# Super Six 5



## redranger (Jan 23, 2011)

What is the skinny on this bike? opinions?


----------



## Greenduck (Apr 19, 2011)

I own a 2011 SuperSix 5 and I'm very happy with it. It does everything you want it to do. Steers well and precise and goes fast. I'm not a heavy rider and I can't feel any difference in comfort between my previous CAAD9 and the SuperSix. But it is a bit lighter (given the components are the same) and feels a bit more agile. 

I think a great bike for the money.


----------



## JKOST (Jun 19, 2011)

I just rode the CAAD 10 4 and SuperSix 4 back to back. I didn't expect to feel a lot of difference, but I did. I thought the SuperSix was a much smoother ride. Think I'm going w/the SuperSix.


----------



## Anubis (Aug 27, 2011)

I rode all the Specialized and several of the Trek offerings as well as the CAAD9 before buying a 2011 SuperSix 5. I love it! It feels incredibly responsive and is very light compared to my previous ride. After just 200 miles I am very pleased with it.


----------



## ph0enix (Aug 12, 2009)

JKOST said:


> I just rode the CAAD 10 4 and SuperSix 4 back to back. I didn't expect to feel a lot of difference, but I did. I thought the SuperSix was a much smoother ride. Think I'm going w/the SuperSix.


Thank you! Finally someone agrees with me. I'm always reading how there is little or no difference in the road feel between the CAAD and the Supersix.
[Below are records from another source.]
struct Bc7Args
{
    SegTable seg;
    uint32_t nblocks;
    uint32_t flags;
    uint8_t* lists;
    Cand* cands;
    uint32_t* px;
    struct TaskRec* recs;
    uint2* order;
    uint32_t* tinfo;
    uint32_t* counters;
    uint32_t* zeroOrd;
    uint2* seeds1;
    uint2* seeds3;
    uint2* seeds;
    int* bestErr;
    int prune;
    const uint32_t* flagged;
    uint32_t early6Min;
    uint32_t earlyAlphaMin;
    int early6Pct;
    int phase;
    const uint32_t* gate;
    uint32_t gateMin;
    uint32_t perturbWaveMax;
    uint32_t exhWaveMax;
};

constexpr uint32_t kWaveTaskMax = 262144;
constexpr uint32_t kWaveTaskMax45 = 24576;
constexpr uint32_t kPerturbWaveMax = 32768;

__device__ __forceinline__ void load_block_texel(const SrcView& src, uint32_t nbw, uint32_t nb, uint32_t t, float* f4, uint32_t& ldr)
{
    const uint32_t by = nb / nbw, bx = nb - by * nbw;
    const uint32_t x0 = bx * 4, y0 = by * 4;
    const uint32_t pw = min(4u, src.width - x0), ph = min(4u, src.height - y0);
    const uint32_t sx = x0 + replicate_src(t & 3, pw), sy = y0 + replicate_src(t >> 2, ph);
    const Texel px = convert_texel(load_texel(src.pixels + uint64_t(sy) * src.rowPitch, sx, src.format), src.tcv, src.tsw);
    f4[0] = px.r; f4[1] = px.g; f4[2] = px.b; f4[3] = px.a;
    const float c[4] = { px.r, px.g, px.b, px.a };
    ldr = 0;
#pragma unroll
    for (int i = 0; i < 4; ++i)
// ... 1207 lines not shown

__global__ void __launch_bounds__(256) bc7_pick_kernel(Bc7Args a, uint32_t slotMask)
{
    const uint32_t nb = blockIdx.x * 256u + threadIdx.x;
    if (nb >= a.nblocks) return;
    const Cand* c = a.cands + uint64_t(nb) * NUM_SLOTS;
    uint64_t bestKey = ~0ull;
    uint64_t lo = 0, hi = 0;
#pragma unroll
    for (int s = 0; s < NUM_SLOTS; ++s)
    {
        if (!((slotMask >> s) & 1u)) continue;
        if (s == SLOT_M7 && a.flagged[1] == 0) continue;
        const Cand v = c[s];
        if (v.err == 0xFFFFFFFFu) continue;
        const uint64_t key = (uint64_t(v.err) << 32) | v.ord;
        if (key < bestKey) { bestKey = key; lo = v.lo; hi = v.hi; }
    }
    const BcSeg& sg = seg_of(a.seg, nb);
    const uint32_t gb = sg.nb0 + (nb - sg.l0);
    const uint32_t by = gb / sg.nbw, bx = gb - by * sg.nbw;
    uint64_t* out = reinterpret_cast<uint64_t*>(sg.dst + uint64_t(by) * sg.dstRowPitch) + 2 * uint64_t(bx);
    out[0] = lo; out[1] = hi;
}
}

namespace
{
const uint64_t kMaxBlocksPerPass = dev_env("DXTEX_MAX_BLOCKS_PER_PASS") ? std::max<uint64_t>(1, strtoull(dev_env("DXTEX_MAX_BLOCKS_PER_PASS"), nullptr, 10)) : (1u << 22);
constexpr int kMaxTasksPerBlock = 64;
const uint64_t kSmallPassBlocks = dev_env("DXTEX_BC7_SMALL_BLOCKS") ? strtoull(dev_env("DXTEX_BC7_SMALL_BLOCKS"), nullptr, 10) : 262144;
struct ScratchLayout
{
    size_t lists, cands, px, recs, order, tinfo, counters, zeroOrd, bestErr, seeds, seeds1, seeds3, flagcnt, auxRecs, auxOrder, auxTinfo, auxCounters, total;
    size_t auxTpb, auxSlices;
    explicit ScratchLayout(uint64_t nb, bool threeSubsets)
    {
        auto up = [](size_t v) { return (v + 255) & ~size_t(255); };
        const size_t tpb = threeSubsets ? kMaxTasksPerBlock : 32;
        const bool small = nb <= kSmallPassBlocks;
        auxTpb = small ? tpb : 4; auxSlices = small ? size_t(kSideStreams) : 2;
        size_t o = 0;
        lists = o; o = up(o + nb * LIST_BYTES);
        cands = o; o = up(o + nb * NUM_SLOTS * sizeof(Cand));
        px = o; o = up(o + nb * 64);
        recs = o; o = up(o + nb * tpb * sizeof(TaskRec));
        order = o; o = up(o + nb * tpb * sizeof(uint2));
        tinfo = o; o = up(o + nb * tpb * sizeof(uint32_t));
        counters = o; o = up(o + 64 * sizeof(uint32_t));
        zeroOrd = o; o = up(o + nb * sizeof(uint32_t));
        bestErr = o; o = up(o + nb * sizeof(int));
        seeds = o; o = up(o + nb * 64 * sizeof(uint2));
        seeds1 = o; o = up(o + nb * 2 * sizeof(uint2));
        seeds3 = o; o = up(o + (threeSubsets ? nb * 192 * sizeof(uint2) : 0));
        flagcnt = o; o = up(o + 256);
        auxRecs = o; o = up(o + auxSlices * nb * auxTpb * sizeof(TaskRec));
        auxOrder = o; o = up(o + auxSlices * nb * auxTpb * sizeof(uint2));
        auxTinfo = o; o = up(o + auxSlices * nb * auxTpb * sizeof(uint32_t));
        auxCounters = o; o = up(o + size_t(kSideStreams) * 64 * sizeof(uint32_t));
        total = o;
    }
};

In my opinion the differences are quite significant.

To the OP:
Another very satisfied SuperSix owner here as you can see:
http://forums.roadbikereview.com/cannondale/absolutely-loving-my-new-2011-supersix5-258094.html

The SuperSix 5 uses an excellent frame (the same one as the Supersix 4,3 and 1) and a proven drivetrain (Shimano 105). The wheels are on the low end but that's the case with most stock bikes.


----------



## JKOST (Jun 19, 2011)

Got the SS 5 a couple weeks ago. Loving it - except the saddle doesn't seem to like my sit bones. It could be that I still need some overall fit adjustments, but I'll be surprised if that really fixed the sore bum issue. I think that may be my first upgrade. Yes the wheels may be fairly low end, but I've never had better, so ignorance is bliss .


----------



## Unknown Arch (Aug 17, 2011)

I can't speak to the component load out, but I bought a matte SuperSix 5 with all the gear swapped from a SuperSix 3 (ultegra) and it looks amazing.


----------



## ph0enix (Aug 12, 2009)

JKOST said:


> ...the saddle doesn't seem to like my sit bones. It could be that I still need some overall fit adjustments, but I'll be surprised if that really fixed the sore bum issue.


Sore bum usually means that you don't have enough miles under your belt. If your back or knees are hurting, it could be the fit or the saddle.


----------